The result should be every line that contains the word "dist", taken from the material.

Data shown section start

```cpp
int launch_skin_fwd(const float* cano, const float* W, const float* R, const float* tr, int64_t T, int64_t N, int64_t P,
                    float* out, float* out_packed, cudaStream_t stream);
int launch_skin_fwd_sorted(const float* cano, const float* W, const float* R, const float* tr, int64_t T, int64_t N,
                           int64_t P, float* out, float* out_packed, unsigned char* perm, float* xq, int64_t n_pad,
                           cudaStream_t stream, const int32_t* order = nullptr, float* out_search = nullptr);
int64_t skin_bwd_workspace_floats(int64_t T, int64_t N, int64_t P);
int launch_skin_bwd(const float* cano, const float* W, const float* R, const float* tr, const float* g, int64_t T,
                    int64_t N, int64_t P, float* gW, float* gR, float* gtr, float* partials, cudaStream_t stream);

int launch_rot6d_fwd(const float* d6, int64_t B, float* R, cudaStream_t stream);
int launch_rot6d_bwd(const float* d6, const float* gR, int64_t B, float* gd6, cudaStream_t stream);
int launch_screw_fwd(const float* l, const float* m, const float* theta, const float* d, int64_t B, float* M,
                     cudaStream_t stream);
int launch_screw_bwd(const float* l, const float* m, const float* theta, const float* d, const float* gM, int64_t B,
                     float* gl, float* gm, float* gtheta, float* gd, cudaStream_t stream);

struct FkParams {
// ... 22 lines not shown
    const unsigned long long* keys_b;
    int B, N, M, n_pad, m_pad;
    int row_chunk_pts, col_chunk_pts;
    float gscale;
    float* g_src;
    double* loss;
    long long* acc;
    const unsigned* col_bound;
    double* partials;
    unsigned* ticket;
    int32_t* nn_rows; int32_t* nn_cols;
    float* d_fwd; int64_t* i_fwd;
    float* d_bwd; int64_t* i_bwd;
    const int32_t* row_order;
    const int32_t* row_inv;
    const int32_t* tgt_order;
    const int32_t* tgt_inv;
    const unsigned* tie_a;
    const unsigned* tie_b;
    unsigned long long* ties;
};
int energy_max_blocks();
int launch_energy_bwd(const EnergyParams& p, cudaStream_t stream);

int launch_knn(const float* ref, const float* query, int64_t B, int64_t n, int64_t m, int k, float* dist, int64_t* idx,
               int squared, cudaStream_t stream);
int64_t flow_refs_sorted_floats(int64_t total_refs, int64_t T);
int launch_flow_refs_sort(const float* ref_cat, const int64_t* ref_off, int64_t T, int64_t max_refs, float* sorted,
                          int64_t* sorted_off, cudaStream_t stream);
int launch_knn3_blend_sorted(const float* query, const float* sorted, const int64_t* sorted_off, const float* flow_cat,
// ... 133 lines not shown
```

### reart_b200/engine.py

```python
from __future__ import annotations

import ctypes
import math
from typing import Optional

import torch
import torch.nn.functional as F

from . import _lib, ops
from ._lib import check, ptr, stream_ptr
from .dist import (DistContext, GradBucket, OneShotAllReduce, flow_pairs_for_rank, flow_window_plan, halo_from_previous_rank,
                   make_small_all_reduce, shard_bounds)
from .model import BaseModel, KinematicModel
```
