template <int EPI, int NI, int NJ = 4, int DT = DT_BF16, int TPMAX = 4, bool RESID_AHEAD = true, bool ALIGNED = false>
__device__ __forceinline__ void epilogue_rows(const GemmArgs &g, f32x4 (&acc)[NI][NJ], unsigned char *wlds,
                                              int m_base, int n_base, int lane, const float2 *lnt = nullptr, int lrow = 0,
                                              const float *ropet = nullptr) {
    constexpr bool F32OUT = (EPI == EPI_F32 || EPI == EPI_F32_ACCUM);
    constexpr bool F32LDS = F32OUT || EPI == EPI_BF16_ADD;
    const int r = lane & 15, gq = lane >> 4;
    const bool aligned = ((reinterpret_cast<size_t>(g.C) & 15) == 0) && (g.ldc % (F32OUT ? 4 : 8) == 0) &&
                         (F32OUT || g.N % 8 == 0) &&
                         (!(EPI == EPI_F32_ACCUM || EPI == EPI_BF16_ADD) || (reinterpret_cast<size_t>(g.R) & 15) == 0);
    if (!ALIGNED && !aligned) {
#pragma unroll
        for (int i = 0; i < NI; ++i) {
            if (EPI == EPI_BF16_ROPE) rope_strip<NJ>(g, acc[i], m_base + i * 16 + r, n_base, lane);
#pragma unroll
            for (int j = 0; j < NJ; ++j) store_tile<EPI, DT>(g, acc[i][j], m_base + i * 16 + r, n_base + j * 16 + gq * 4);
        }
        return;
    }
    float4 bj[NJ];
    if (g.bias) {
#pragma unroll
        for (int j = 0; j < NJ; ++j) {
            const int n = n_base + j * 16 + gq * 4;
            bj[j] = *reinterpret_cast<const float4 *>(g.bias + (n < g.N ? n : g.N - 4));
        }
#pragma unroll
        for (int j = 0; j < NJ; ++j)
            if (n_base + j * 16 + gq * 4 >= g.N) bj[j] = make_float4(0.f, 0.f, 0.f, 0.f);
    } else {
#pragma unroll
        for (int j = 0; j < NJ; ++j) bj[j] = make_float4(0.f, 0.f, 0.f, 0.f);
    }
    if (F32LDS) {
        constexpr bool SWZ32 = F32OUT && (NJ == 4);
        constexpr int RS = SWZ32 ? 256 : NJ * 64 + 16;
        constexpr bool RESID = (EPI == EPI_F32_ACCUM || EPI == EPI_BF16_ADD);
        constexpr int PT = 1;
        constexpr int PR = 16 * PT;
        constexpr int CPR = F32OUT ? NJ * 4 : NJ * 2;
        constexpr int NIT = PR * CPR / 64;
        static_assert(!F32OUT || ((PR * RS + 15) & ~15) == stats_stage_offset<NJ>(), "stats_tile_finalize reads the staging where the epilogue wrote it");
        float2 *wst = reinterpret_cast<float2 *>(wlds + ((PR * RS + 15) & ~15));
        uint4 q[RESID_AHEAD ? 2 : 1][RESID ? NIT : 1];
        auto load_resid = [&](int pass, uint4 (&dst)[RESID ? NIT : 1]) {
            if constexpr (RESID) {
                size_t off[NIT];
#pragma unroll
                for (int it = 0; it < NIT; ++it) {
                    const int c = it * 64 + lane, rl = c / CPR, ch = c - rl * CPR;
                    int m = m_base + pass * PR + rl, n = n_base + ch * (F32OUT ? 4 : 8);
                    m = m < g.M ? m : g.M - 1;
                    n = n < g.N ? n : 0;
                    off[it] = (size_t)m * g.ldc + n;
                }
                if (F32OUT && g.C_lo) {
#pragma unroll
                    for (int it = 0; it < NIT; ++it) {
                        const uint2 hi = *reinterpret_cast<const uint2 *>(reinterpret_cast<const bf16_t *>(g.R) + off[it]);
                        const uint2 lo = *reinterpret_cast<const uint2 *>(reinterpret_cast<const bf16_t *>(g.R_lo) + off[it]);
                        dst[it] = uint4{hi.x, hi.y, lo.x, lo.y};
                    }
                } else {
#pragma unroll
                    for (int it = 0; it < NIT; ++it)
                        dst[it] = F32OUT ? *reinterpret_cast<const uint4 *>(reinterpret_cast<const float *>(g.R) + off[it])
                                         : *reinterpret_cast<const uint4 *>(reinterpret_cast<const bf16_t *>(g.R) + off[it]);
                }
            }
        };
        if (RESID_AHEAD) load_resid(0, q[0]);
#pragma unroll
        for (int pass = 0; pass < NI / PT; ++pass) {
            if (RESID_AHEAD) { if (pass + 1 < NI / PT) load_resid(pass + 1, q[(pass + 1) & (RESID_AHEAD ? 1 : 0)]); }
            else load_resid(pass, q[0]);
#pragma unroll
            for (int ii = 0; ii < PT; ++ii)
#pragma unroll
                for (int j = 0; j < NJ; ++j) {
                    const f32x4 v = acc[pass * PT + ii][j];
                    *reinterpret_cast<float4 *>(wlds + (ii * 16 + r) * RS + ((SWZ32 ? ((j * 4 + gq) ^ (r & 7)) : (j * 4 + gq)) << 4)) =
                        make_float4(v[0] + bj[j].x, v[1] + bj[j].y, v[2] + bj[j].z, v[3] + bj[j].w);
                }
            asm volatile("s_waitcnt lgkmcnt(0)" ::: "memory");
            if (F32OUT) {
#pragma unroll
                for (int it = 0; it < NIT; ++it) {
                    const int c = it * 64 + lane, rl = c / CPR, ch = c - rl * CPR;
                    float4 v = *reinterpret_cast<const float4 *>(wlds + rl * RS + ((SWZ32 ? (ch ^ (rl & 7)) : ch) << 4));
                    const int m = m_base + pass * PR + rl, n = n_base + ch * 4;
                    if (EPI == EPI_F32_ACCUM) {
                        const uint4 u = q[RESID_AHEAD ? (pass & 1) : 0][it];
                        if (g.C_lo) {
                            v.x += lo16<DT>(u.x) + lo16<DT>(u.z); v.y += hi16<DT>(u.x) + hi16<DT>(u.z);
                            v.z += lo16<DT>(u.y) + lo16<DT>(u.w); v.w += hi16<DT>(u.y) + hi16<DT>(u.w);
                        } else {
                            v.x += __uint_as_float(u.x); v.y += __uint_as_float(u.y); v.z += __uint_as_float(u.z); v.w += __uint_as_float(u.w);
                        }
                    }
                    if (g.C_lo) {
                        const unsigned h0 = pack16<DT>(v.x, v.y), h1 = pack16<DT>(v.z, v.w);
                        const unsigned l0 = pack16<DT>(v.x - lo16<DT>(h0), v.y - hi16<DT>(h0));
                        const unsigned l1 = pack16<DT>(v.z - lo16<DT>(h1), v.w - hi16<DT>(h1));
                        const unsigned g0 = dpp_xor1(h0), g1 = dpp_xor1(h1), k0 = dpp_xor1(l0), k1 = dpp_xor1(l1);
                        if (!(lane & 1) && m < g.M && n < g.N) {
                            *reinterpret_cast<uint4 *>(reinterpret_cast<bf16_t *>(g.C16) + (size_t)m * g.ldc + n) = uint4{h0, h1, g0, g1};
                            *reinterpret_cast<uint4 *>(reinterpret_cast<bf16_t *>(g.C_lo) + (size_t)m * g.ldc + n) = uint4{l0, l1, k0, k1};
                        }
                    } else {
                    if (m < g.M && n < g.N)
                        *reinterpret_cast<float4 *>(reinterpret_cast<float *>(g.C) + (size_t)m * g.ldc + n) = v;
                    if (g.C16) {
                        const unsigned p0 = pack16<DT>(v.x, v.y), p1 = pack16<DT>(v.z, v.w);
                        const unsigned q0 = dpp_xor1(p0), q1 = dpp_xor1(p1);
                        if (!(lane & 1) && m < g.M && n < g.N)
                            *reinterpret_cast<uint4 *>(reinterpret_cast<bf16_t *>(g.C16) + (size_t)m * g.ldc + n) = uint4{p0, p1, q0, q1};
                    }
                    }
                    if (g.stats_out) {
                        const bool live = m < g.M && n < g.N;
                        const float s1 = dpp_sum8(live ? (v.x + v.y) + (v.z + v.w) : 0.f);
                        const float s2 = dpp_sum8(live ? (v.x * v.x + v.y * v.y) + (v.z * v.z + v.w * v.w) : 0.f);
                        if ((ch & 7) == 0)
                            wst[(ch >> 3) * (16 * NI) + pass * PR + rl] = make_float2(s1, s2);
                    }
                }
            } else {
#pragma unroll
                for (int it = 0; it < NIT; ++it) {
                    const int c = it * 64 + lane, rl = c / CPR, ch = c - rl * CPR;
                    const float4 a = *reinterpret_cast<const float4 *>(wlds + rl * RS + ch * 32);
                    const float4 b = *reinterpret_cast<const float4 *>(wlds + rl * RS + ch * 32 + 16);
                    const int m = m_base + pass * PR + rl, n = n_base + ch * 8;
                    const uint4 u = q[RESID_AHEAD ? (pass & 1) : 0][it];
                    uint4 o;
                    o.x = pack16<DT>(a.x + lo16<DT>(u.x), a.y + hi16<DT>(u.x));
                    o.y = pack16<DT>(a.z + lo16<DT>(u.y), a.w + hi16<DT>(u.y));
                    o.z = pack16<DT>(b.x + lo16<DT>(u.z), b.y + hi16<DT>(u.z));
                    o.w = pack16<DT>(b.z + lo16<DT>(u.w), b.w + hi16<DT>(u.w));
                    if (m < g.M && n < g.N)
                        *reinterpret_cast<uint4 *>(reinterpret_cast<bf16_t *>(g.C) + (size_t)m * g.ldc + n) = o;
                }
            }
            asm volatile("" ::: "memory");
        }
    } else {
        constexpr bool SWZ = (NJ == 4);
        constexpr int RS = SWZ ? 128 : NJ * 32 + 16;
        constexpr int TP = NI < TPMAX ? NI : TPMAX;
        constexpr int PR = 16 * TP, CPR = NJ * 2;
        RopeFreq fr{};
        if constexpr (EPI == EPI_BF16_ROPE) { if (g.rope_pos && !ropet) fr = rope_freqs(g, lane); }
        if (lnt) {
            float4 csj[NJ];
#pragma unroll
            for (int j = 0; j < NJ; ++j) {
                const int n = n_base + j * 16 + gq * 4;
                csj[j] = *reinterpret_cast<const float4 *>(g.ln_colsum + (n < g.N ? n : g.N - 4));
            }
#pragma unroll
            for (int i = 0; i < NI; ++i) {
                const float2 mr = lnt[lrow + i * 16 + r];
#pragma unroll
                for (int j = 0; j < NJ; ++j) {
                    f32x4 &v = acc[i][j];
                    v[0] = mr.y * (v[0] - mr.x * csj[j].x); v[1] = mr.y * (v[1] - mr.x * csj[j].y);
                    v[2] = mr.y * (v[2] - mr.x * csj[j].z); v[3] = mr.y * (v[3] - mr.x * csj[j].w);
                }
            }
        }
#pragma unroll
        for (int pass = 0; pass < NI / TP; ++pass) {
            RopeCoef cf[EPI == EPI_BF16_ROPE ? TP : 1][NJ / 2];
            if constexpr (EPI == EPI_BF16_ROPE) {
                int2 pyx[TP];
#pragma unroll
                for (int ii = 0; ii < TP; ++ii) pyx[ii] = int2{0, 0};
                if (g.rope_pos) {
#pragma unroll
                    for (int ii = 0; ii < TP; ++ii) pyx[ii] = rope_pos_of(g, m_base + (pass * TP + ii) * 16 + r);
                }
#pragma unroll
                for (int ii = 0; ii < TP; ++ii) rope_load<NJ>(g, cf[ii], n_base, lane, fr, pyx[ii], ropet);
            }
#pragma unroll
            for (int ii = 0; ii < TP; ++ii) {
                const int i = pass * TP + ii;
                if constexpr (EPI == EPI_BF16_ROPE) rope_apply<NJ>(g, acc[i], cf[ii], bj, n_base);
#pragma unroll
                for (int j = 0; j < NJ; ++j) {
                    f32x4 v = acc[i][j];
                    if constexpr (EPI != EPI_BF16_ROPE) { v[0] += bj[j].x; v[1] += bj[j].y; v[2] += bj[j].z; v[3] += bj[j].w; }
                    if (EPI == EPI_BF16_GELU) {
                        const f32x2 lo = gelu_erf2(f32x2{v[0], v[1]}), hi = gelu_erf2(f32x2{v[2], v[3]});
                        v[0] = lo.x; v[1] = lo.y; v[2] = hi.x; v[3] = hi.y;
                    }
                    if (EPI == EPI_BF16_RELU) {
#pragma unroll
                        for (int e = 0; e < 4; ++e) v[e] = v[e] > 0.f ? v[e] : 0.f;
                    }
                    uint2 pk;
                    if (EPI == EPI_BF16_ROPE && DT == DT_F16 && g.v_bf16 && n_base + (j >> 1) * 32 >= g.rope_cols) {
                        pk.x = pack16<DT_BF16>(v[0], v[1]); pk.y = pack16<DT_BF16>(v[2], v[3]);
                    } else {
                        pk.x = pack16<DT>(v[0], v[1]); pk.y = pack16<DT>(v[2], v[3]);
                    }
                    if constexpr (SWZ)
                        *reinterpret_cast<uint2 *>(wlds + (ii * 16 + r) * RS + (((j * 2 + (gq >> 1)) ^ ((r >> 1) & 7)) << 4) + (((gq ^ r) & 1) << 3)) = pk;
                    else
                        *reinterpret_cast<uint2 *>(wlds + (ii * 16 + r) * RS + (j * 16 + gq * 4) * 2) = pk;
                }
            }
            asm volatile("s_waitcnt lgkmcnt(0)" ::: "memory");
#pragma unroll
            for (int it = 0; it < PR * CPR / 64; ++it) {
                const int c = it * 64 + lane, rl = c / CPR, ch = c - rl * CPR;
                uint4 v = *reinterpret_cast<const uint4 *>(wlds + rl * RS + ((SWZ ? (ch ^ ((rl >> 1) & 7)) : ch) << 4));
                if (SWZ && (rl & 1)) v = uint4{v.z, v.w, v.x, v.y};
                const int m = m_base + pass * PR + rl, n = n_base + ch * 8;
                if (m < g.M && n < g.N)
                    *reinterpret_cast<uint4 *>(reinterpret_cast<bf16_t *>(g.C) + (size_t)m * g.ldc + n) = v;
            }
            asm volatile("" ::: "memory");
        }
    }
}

Data shown section end

* _Answer space_
int launch_knn(const float* ref, const float* query, int64_t B, int64_t n, int64_t m, int k, float* dist, int64_t* idx,
from .dist import (DistContext, GradBucket, OneShotAllReduce, flow_pairs_for_rank, flow_window_plan, halo_from_previous_rank,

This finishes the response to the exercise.